The judgment entered on the crime of stalking is reversed. Judgment shall be entered for the defendant on the stalking count. The convictions of violating a restraining order are affirmed.
So ordered.
NOTES
[1] We need not consider the defendant's other arguments in his appeal following guilty verdicts in a District Court jury session on one count charging a violation of the stalking law and three counts charging violations of a restraining order. We transferred the defendant's appeal to this court on our own motion. None of his arguments bears on the defendant's three convictions of violating a restraining order. Those convictions, therefore, stand. The defendant received concurrent sentences on those three convictions and on the stalking conviction.
[2] The defendant has not included these motions in his record appendix. The Commonwealth has provided them in its supplemental appendix.
The motion alleging facial vagueness does not state which portion of G.L.c. 265, § 43, is unconstitutionally vague. Stalking can be committed either by following or by harassing a person. There is no argument here that the "following" aspect of the crime presents a vagueness problem.
[3] Section 43 (d) states: "For the purposes of this section, "harasses" means a knowing and willful pattern of conduct or series of acts over a period of time directed at a specific person, which seriously alarms or annoys the person. Said conduct must be such as would cause a reasonable person to suffer substantial emotional distress."

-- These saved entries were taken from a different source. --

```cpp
#ifdef WN_STAMPS
    __builtin_amdgcn_sched_barrier(0);
    st_t2 = __builtin_amdgcn_s_memtime();
    __builtin_amdgcn_sched_barrier(0);
    struct StampOut {
        unsigned long long* p; unsigned long long t0, r0, t1, t2; int lane;
        __device__ ~StampOut() {
            __builtin_amdgcn_sched_barrier(0);
            const unsigned long long t_issued = __builtin_amdgcn_s_memtime();
            __builtin_amdgcn_sched_barrier(0);
            asm volatile("s_waitcnt vmcnt(0)" ::: "memory");
            if (p && lane == 0) {
                p[0] = t0; p[1] = t1; p[2] = t2; p[3] = __builtin_amdgcn_s_memtime();
                p[4] = r0; p[5] = __builtin_amdgcn_s_memrealtime();
                p[6] = __builtin_amdgcn_s_getreg(63492);
                p[7] = (unsigned long long)__builtin_amdgcn_s_getreg(63508) | ((t_issued - t2) << 32);
            }
        }
    } stamp_out{a.stamps ? a.stamps + 8ull * blockIdx.x : nullptr, st_t0, st_r0, st_t1, st_t2, lane};
#endif
    const int lane_e = (int)__builtin_amdgcn_mbcnt_hi(~0u, __builtin_amdgcn_mbcnt_lo(~0u, 0u));
    const int n = lane_e & 31, h = lane_e >> 5;
    const long colbase = tilebase + NT * n;
    const int c0 = t0 + NT * n;
    if (c0 >= a.L) return;
    auto clip = [&](breg_t v) {
#pragma unroll
        for (int t = 1; t < NT; ++t)
            if (c0 + t >= a.L) v[t] = 0.0f;
        return v;
    };
    [[maybe_unused]] auto both_forms = [&](int rows, auto&& body) {
        if (sl.row0 + 32 * MT <= rows && t0 + COLS <= a.L) body(std::true_type{});
        else body(std::false_type{});
    };

    if constexpr (EPI == EPI_LINEAR) {
        const GemmDst d = a.dst[sl.dst];
#pragma unroll
        for (int m = 0; m < MT; ++m) {
#pragma unroll
            for (int r = 0; r < 16; ++r) {
                const int row = sl.row0 + 32 * m + rowof(r, h);
                if (row < d.rows) {
                    float* p = d.base + ((long)b * d.cp + row) * ld + colbase;
                    breg_t v;
#pragma unroll
                    for (int t = 0; t < NT; ++t) v[t] = acc[m][t][r];
                    *reinterpret_cast<breg_t*>(p) = clip(v);
                }
            }
            __builtin_amdgcn_sched_barrier(0);
        }
    } else if constexpr (EPI == EPI_ACCUM) {
        const GemmDst d = a.dst[sl.dst];
        constexpr int RB = 8, BPT = 16 / RB, NBATCH = MT * BPT;
        float* const tile = d.base + (long)b * d.cp * ld + colbase;
        both_forms(d.rows, [&](auto full) {
            constexpr bool FULL = decltype(full)::value;
            breg_t old[2][RB];
            auto fetch = [&](int bi, breg_t (&dst)[RB]) {
                const int m = bi / BPT, r0 = (bi % BPT) * RB;
#pragma unroll
                for (int i = 0; i < RB; ++i) {
                    int row = sl.row0 + 32 * m + rowof(r0 + i, h);
                    if constexpr (!FULL) row = row < d.rows ? row : d.rows - 1;
                    dst[i] = *reinterpret_cast<const breg_t*>(tile + (long)row * ld);
                }
            };
            fetch(0, old[0]);
#pragma unroll
            for (int bi = 0; bi < NBATCH; ++bi) {
                if (bi + 1 < NBATCH) fetch(bi + 1, old[(bi + 1) & 1]);
                __builtin_amdgcn_sched_barrier(0);
                const int m = bi / BPT, r0 = (bi % BPT) * RB;
#pragma unroll
                for (int i = 0; i < RB; ++i) {
                    const int row = sl.row0 + 32 * m + rowof(r0 + i, h);
                    if (FULL || row < d.rows) {
                        breg_t v;
#pragma unroll
                        for (int t = 0; t < NT; ++t) v[t] = acc[m][t][r0 + i] + old[bi & 1][i][t];
                        *reinterpret_cast<breg_t*>(tile + (long)row * ld) = FULL ? v : clip(v);
                    }
                }
                __builtin_amdgcn_sched_barrier(0);
            }
        });
    } else if constexpr (EPI == EPI_GATE) {
#pragma unroll
        for (int i = 0; i < MT / 2; ++i) {
#pragma unroll
            for (int r = 0; r < 16; ++r) {
                const int ch = sl.row0 + 32 * i + rowof(r, h);
                if (ch < a.gate_rows) {
                    breg_t vs, vz;
#pragma unroll
                    for (int t = 0; t < NT; ++t) {
                        const float tt = tanh_f(acc[2 * i][t][r]);
                        const float ss = sigmoid_f(acc[2 * i + 1][t][r]);
                        vs[t] = ss;
                        vz[t] = tt * ss;
                    }
                    const long o = ((long)b * a.gate_cp + ch) * ld + colbase;
                    *reinterpret_cast<breg_t*>(a.z + o) = clip(vz);
                    if (a.sg) *reinterpret_cast<breg_t*>(a.sg + o) = clip(vs);
                }
            }
            __builtin_amdgcn_sched_barrier(0);
        }
    } else if constexpr (EPI == EPI_LEAKY) {
        const GemmDst d = a.dst[sl.dst];
        const float slope = a.slope;
#pragma unroll
        for (int m = 0; m < MT; ++m) {
#pragma unroll
            for (int r = 0; r < 16; ++r) {
                const int row = sl.row0 + 32 * m + rowof(r, h);
                if (row < d.rows) {
                    float* p = d.base + ((long)b * d.cp + row) * ld + colbase;
                    breg_t v;
#pragma unroll
                    for (int t = 0; t < NT; ++t) {
                        const float x = acc[m][t][r];
                        v[t] = x > 0.0f ? x : x * slope;
                    }
                    *reinterpret_cast<breg_t*>(p) = clip(v);
                }
            }
            __builtin_amdgcn_sched_barrier(0);
        }
    } else if constexpr (EPI == EPI_DMASK) {
        const GemmDst d = a.dst[sl.dst];
        const float slope = a.slope;
        constexpr int RB = 8, BPT = 16 / RB, NBATCH = MT * BPT;
        const long tile_off = (long)b * d.cp * ld + colbase;
        float* const tile = d.base + tile_off;
        const float* const mtile = a.mask + tile_off;
        both_forms(d.rows, [&](auto full) {
            constexpr bool FULL = decltype(full)::value;
            breg_t msk[2][RB];
            auto fetch = [&](int bi, breg_t (&dst)[RB]) {
                const int m = bi / BPT, r0 = (bi % BPT) * RB;
#pragma unroll
                for (int i = 0; i < RB; ++i) {
                    int row = sl.row0 + 32 * m + rowof(r0 + i, h);
                    if constexpr (!FULL) row = row < d.rows ? row : d.rows - 1;
                    dst[i] = *reinterpret_cast<const breg_t*>(mtile + (long)row * ld);
                }
            };
            fetch(0, msk[0]);
#pragma unroll
            for (int bi = 0; bi < NBATCH; ++bi) {
                if (bi + 1 < NBATCH) fetch(bi + 1, msk[(bi + 1) & 1]);
                __builtin_amdgcn_sched_barrier(0);
                const int m = bi / BPT, r0 = (bi % BPT) * RB;
#pragma unroll
                for (int i = 0; i < RB; ++i) {
                    const int row = sl.row0 + 32 * m + rowof(r0 + i, h);
                    if (FULL || row < d.rows) {
                        breg_t v;
#pragma unroll
                        for (int t = 0; t < NT; ++t) {
                            const float g = acc[m][t][r0 + i];
                            v[t] = msk[bi & 1][i][t] > 0.0f ? g : g * slope;
                        }
                        *reinterpret_cast<breg_t*>(tile + (long)row * ld) = FULL ? v : clip(v);
                    }
                }
                __builtin_amdgcn_sched_barrier(0);
            }
        });
    } else {
        constexpr int RB = (MT == 4) ? 8 : 4;
        constexpr int BPT = 16 / RB;
        constexpr int NBATCH = MT * BPT;
        both_forms(a.gate_rows, [&](auto full) {
            constexpr bool FULL = decltype(full)::value;
            breg_t vt[2][RB], vs[2][RB];
            const long plane = (long)b * a.gate_cp * ld;
            auto at = [&](auto* base, int ch) {
                if constexpr (FULL) return (decltype(base))((char*)(base + plane) + 4u * ((unsigned)ch * (unsigned)ld + (unsigned)colbase));
                else return base + ((long)b * a.gate_cp + ch) * ld + colbase;
            };
            auto fetch = [&](int bi, breg_t (&ft)[RB], breg_t (&fs)[RB]) {
                const int m = bi / BPT, r0 = (bi % BPT) * RB;
#pragma unroll
                for (int i = 0; i < RB; ++i) {
                    int ch = sl.row0 + 32 * m + rowof(r0 + i, h);
                    if constexpr (!FULL) ch = ch < a.gate_rows ? ch : a.gate_rows - 1;
                    ft[i] = *reinterpret_cast<const breg_t*>(at(a.z, ch));
                    fs[i] = *reinterpret_cast<const breg_t*>(at(a.sg, ch));
                }
            };
            fetch(0, vt[0], vs[0]);
#pragma unroll
            for (int bi = 0; bi < NBATCH; ++bi) {
                if (bi + 1 < NBATCH) fetch(bi + 1, vt[(bi + 1) & 1], vs[(bi + 1) & 1]);
                __builtin_amdgcn_sched_barrier(0);
                const int m = bi / BPT, r0 = (bi % BPT) * RB;
#pragma unroll
                for (int i = 0; i < RB; ++i) {
                    const int r = r0 + i;
                    const int ch = sl.row0 + 32 * m + rowof(r, h);
                    if (FULL || ch < a.gate_rows) {
                        const breg_t z_ = vt[bi & 1][i], sg_ = vs[bi & 1][i];
                        breg_t va, vg;
#pragma unroll
                        for (int t = 0; t < NT; ++t) {
                            const float dz = acc[m][t][r];
                            const float tt = sg_[t] > 0.0f ? z_[t] / sg_[t] : 0.0f;
                            va[t] = dz * (sg_[t] - z_[t] * tt);
                            vg[t] = dz * z_[t] * (1.0f - sg_[t]);
                        }
                        *reinterpret_cast<breg_t*>(at(a.da, ch)) = FULL ? va : clip(va);
                        *reinterpret_cast<breg_t*>(at(a.dg, ch)) = FULL ? vg : clip(vg);
                    }
                }
                __builtin_amdgcn_sched_barrier(0);
            }
        });
    }
}

#ifdef WN_STAMPS
static unsigned long long* g_stamp_buf = nullptr;
static int g_stamp_kc = -1;
int g_debug_kc = -1;
extern "C" void wn_debug_set_stamp_buffer(void* p) { g_stamp_buf = (unsigned long long*)p; }
extern "C" void wn_debug_set_stamp_class(int kc) { g_stamp_kc = kc; }
extern "C" unsigned wn_debug_last_grid = 0;
#endif

template <int MT, int NT, int EPI, int PFB, int WPS>
static hipError_t launch_one(GemmArgs a, hipStream_t st) {
#ifdef WN_STAMPS
    const bool stamp_this = g_stamp_buf && (g_stamp_kc < 0 || g_stamp_kc == g_debug_kc);
    a.stamps = stamp_this ? g_stamp_buf : nullptr;
#endif
    a.tiles_per_row = (a.L + 32 * NT - 1) / (32 * NT);
    a.ncol = a.B * a.tiles_per_row;
    const int ncol8 = (a.ncol + 7) / 8 * 8;
    const unsigned grid = (unsigned)(a.nslab * ncol8);
#ifdef WN_STAMPS
    if (stamp_this) wn_debug_last_grid = grid;
#endif
    hipLaunchKernelGGL((series_gemm_kernel<MT, NT, EPI, PFB, WPS>), dim3(grid), dim3(64), 0, st, a);
    return hipGetLastError();
}

template <int EPI>
static hipError_t launch_epi(int MT, const GemmArgs& a, hipStream_t st) {
    if (MT == 4) {
        if constexpr (kMeasureBuild) {
            if (measure_knob(Knob::WN_GEMM_VARIANT, 0) == 1) return launch_one<4, 4, EPI, 1, 1>(a, st);
        }
        return launch_one<4, 4, EPI, 3, 1>(a, st);
    }
    if (MT == 2) return launch_one<2, 4, EPI, 3, 2>(a, st);
    if constexpr (EPI != EPI_GATE) {
        if (MT == 1) return launch_one<1, 4, EPI, 3, 2>(a, st);
    }
    return hipErrorInvalidValue;
}

hipError_t launch_gemm(int MT, int epi, const GemmArgs& a, hipStream_t st) {
    if (a.nslab <= 0 || a.B <= 0 || a.L <= 0) return hipSuccess;
    switch (epi) {
        case EPI_LINEAR: return launch_epi<EPI_LINEAR>(MT, a, st);
        case EPI_GATE: return launch_epi<EPI_GATE>(MT, a, st);
        case EPI_DGATE: return launch_epi<EPI_DGATE>(MT, a, st);
        case EPI_ACCUM: return launch_epi<EPI_ACCUM>(MT, a, st);
        case EPI_LEAKY: return launch_epi<EPI_LEAKY>(MT, a, st);
        case EPI_DMASK: return launch_epi<EPI_DMASK>(MT, a, st);
    }
    return hipErrorInvalidValue;
}

}
```

Before: 101.5 samples/s.

## Add finishing-wave path that overlaps last k-blocks with epilogue for linear/leaky GEMMs

```diff
diff --git a/wavenet_speech_amd/csrc/wn_gemm.hip b/wavenet_speech_amd/csrc/wn_gemm.hip
--- a/wavenet_speech_amd/csrc/wn_gemm.hip
+++ b/wavenet_speech_amd/csrc/wn_gemm.hip
@@ -25,349 +25,37 @@
 template <> struct BVec<4> { typedef f32x4 reg_t; };
 template <> struct BVec<2> { typedef float __attribute__((ext_vector_type(2))) reg_t; };
 
+typedef unsigned u32x4 __attribute__((ext_vector_type(4)));
+
+#ifndef WN_FINISH_LINEAR
+#define WN_FINISH_LINEAR 2
+#endif
+constexpr int finish_blocks(int MT, int NT, int EPI, int PFB, int WPS) {
+    return (MT == 4 && NT == 4 && PFB == 3 && WPS == 1 && (EPI == EPI_LINEAR || EPI == EPI_LEAKY)) ? WN_FINISH_LINEAR : 0;
+}
+
+template <int MT, int NT, int EPI, int PFB, int WPS, int FT>
+__device__ __forceinline__ void series_gemm_finishing_wave(const GemmArgs& a) {
+#include "wn_gemm_wave.h"
+}
+
 template <int MT, int NT, int EPI, int PFB, int WPS>
 __global__ __launch_bounds__(64, WPS) void series_gemm_kernel(const GemmArgs a) {
-    typedef typename BVec<NT>::reg_t breg_t;
-    constexpr int COLS = 32 * NT;
-    const int lane = threadIdx.x;
-    const int n0 = lane & 31, h0 = lane >> 5;
-#ifdef WN_STAMPS
-    const unsigned long long st_t0 = __builtin_amdgcn_s_memtime(), st_r0 = __builtin_amdgcn_s_memrealtime();
-    unsigned long long st_t1 = 0, st_t2 = 0;
-#endif
-
-    const int id = blockIdx.x;
-    const int xcd = id & 7, local = id >> 3;
-    const int slab_i = local % a.nslab;
-    const int coltile = (local / a.nslab) * 8 + xcd;
-    if (coltile >= a.ncol) return;
-    const int b = coltile / a.tiles_per_row;
-    const int t0 = (coltile - b * a.tiles_per_row) * COLS;
-    const GemmSlab sl = a.slab[slab_i];
-    const int ld = a.ld;
-
-    f32x16 acc[MT][NT];
-    const float* bias_p = (a.bias ? a.bias : a.wpacked) + sl.boff;
-    const float bias_on = a.bias ? 1.0f : 0.0f;
-#pragma unroll
-    for (int m = 0; m < MT; ++m) {
-#pragma unroll
-        for (int r = 0; r < 16; ++r) {
-            const float bv = bias_p[32 * m + rowof(r, h0)] * bias_on;
-#pragma unroll
-            for (int t = 0; t < NT; ++t) acc[m][t][r] = bv;
+    if constexpr (finish_blocks(MT, NT, EPI, PFB, WPS) > 0) {
+        constexpr int FIN = finish_blocks(MT, NT, EPI, PFB, WPS);
+        const int local = blockIdx.x >> 3;
+        const int coltile = (local / a.nslab) * 8 + (blockIdx.x & 7);
+        const GemmSlab sl = a.slab[local % a.nslab];
+        int nkb = 0;
+        for (int s = 0; s < sl.nseg; ++s) nkb += a.seg[s].nkb;
+        const int t0 = (coltile % a.tiles_per_row) * 32 * NT;
+        if (coltile < a.ncol && nkb >= FIN && sl.row0 + 32 * MT <= a.dst[sl.dst].rows && t0 + 32 * NT <= a.L) {
+            series_gemm_finishing_wave<MT, NT, EPI, PFB, WPS, FIN>(a);
+            return;
         }
     }
-
-    int nkb = 0;
-    for (int s = 0; s < sl.nseg; ++s) nkb += a.seg[s].nkb;
-
-    constexpr unsigned kRsrcFlags = 0x00020000u;
-    auto resource = [&](const float* base) {
-        return __builtin_amdgcn_make_buffer_rsrc(const_cast<float*>(base), 0, 0xffffffffu, kRsrcFlags);
-    };
-    const __amdgpu_buffer_rsrc_t wrs = resource(a.wpacked + sl.woff);
-    const unsigned a_off = lane * 16u;
-    unsigned a_soff = 0;
-    const long tilebase = (long)a.halo + t0;
-    unsigned b_off[4];
-#pragma unroll
-    for (int q = 0; q < 4; ++q) b_off[q] = 4u * ((unsigned)(4 * h0 + q) * (unsigned)ld + (unsigned)(NT * n0));
-    int seg = 0;
-    int seg_left = a.seg[0].nkb;
-    __amdgpu_buffer_rsrc_t brs = resource(a.seg[0].base + (long)b * a.seg[0].cp * ld);
-    unsigned b_soff = 4u * (unsigned)(tilebase + a.seg[0].off);
-    int b_left = nkb;
-    const unsigned a_last = (unsigned)(nkb > 0 ? nkb - 1 : 0) * (MT * 1024u);
-
-    f32x4 A[2][MT];
-    breg_t B[4][4];
-    auto loadA = [&](f32x4 (&dst)[MT]) {
-#pragma unroll
-        for (int m = 0; m < MT; ++m)
-            dst[m] = __builtin_bit_cast(f32x4, __builtin_amdgcn_raw_buffer_load_b128(wrs, a_off + m * 1024u, a_soff, 0));
-        a_soff = min(a_soff + MT * 1024u, a_last);
-    };
-    auto loadB = [&](breg_t (&dst)[4]) {
-#pragma unroll
-        for (int q = 0; q < 4; ++q) {
-            if constexpr (NT == 4) dst[q] = __builtin_bit_cast(breg_t, __builtin_amdgcn_raw_buffer_load_b128(brs, b_off[q], b_soff, 0));
-            else dst[q] = __builtin_bit_cast(breg_t, __builtin_amdgcn_raw_buffer_load_b64(brs, b_off[q], b_soff, 0));
-        }
-        const int more = min(b_left - 1, 1);
-        b_left -= more;
-        b_soff += (unsigned)more * (32u * (unsigned)ld);
-        seg_left -= more;
-        if (b_left > 1 - more && seg_left == 0) {
-            ++seg;
-            const GemmSeg ns = a.seg[seg];
-            seg_left = ns.nkb;
-            brs = resource(ns.base + (long)b * ns.cp * ld);
-            b_soff = 4u * (unsigned)(tilebase + ns.off);
-        }
-    };
-    auto compute = [&](const f32x4 (&fa)[MT], const breg_t (&fb)[4]) {
-#pragma unroll
-        for (int q = 0; q < 4; ++q)
-#pragma unroll
-            for (int m = 0; m < MT; ++m)
-#pragma unroll
-                for (int t = 0; t < NT; ++t)
-                    acc[m][t] = __builtin_amdgcn_mfma_f32_32x32x2f32(fa[m][q], fb[q][t], acc[m][t], 0, 0, 0);
-    };
-
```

[4] Although the judge quoted from § 43 (a) and § 43 (d) in his jury charge, he did not charge the jury on the effect of the relationship of the two subsections. The defendant did not, however, object to the judge's instructions.
[5] If the proof of the crime of stalking is based on the defendant's following another person, that would have to be charged separately, using the word "repeatedly." If the crime is aggravated because it is committed in violation of an order, judgment, or injunction listed in § 43 (b), that also would have to be charged separately.
[6] There is authority in different contexts that "repeated" or "repeatedly" means simply more than once. See Todd Shipyards Corp. v. Secretary of Labor, 586 F.2d 683, 686-687 (9th Cir.1978); Konrad v. Alaska, 763 P.2d 1369, 1379 (Alaska Ct. App. 1988); South Dakota v. Diede, 319 N.W.2d 818, 821 (S.D. 1982). Cf. Kneeland v. Emerton, 280 Mass. 371, 381-382 (1932). Other authority states that "repeatedly" means more than twice. See Bethlehem Steel Corp. v. Occupational Safety and Health Review Comm'n, 540 F.2d 157, 162 (3d Cir.1976). The answer, of course, often depends on the context in which the word is used.